◆ **To do**:
When you reach the line that contains "const unsigned char *p;" in the data below, start reproducing lines exactly, and stop after the line that contains "const uint64_t x = (a8 ^ ref) & keep, y".

◆ **Study material**:
..............................

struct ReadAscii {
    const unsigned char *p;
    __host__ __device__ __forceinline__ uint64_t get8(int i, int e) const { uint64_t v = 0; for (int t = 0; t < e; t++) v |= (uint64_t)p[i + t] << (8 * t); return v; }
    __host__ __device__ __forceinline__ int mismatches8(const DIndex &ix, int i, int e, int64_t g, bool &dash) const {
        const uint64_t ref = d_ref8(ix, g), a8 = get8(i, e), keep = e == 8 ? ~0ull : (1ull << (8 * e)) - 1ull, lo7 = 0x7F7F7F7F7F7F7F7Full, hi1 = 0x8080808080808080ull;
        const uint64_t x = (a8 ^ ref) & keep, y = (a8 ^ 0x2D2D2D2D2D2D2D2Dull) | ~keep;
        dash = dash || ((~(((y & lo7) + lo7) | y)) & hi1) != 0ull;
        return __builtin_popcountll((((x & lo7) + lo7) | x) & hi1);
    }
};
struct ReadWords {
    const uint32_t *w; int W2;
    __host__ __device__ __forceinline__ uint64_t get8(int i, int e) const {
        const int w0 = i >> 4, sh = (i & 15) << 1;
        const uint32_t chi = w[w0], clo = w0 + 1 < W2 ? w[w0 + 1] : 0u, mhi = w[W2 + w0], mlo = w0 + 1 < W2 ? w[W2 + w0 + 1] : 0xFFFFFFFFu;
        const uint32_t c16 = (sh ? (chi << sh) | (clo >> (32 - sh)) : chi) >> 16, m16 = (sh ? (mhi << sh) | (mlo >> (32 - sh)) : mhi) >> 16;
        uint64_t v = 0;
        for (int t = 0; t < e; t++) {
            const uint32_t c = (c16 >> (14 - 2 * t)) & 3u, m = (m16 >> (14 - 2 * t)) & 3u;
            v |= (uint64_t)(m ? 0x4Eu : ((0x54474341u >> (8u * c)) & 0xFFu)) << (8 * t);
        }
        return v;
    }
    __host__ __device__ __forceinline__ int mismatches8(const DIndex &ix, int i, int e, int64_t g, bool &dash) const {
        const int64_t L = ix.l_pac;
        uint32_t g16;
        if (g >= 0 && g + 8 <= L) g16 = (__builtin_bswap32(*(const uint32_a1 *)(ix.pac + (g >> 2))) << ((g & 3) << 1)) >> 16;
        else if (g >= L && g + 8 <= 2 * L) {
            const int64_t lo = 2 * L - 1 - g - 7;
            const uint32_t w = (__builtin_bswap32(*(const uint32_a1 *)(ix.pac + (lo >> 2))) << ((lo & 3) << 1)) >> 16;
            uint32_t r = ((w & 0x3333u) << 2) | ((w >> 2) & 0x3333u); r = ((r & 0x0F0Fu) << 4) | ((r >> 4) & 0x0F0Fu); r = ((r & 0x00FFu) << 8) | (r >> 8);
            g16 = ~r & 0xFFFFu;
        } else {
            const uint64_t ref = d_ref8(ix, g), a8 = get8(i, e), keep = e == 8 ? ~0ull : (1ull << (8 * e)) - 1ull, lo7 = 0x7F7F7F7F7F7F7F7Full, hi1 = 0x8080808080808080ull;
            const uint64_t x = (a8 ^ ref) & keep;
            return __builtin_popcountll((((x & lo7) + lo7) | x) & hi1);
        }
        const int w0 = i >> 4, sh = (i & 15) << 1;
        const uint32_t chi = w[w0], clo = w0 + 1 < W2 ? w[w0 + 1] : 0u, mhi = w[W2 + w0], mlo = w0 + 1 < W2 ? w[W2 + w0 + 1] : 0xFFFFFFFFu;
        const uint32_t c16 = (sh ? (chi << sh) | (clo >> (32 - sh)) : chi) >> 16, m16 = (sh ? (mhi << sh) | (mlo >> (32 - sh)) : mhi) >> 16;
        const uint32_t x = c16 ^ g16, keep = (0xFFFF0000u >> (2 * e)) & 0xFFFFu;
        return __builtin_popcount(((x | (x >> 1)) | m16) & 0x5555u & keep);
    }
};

..............................

◆ **The completed task**:
    const unsigned char *p;
    __host__ __device__ __forceinline__ uint64_t get8(int i, int e) const { uint64_t v = 0; for (int t = 0; t < e; t++) v |= (uint64_t)p[i + t] << (8 * t); return v; }
    __host__ __device__ __forceinline__ int mismatches8(const DIndex &ix, int i, int e, int64_t g, bool &dash) const {
        const uint64_t ref = d_ref8(ix, g), a8 = get8(i, e), keep = e == 8 ? ~0ull : (1ull << (8 * e)) - 1ull, lo7 = 0x7F7F7F7F7F7F7F7Full, hi1 = 0x8080808080808080ull;
        const uint64_t x = (a8 ^ ref) & keep, y = (a8 ^ 0x2D2D2D2D2D2D2D2Dull) | ~keep;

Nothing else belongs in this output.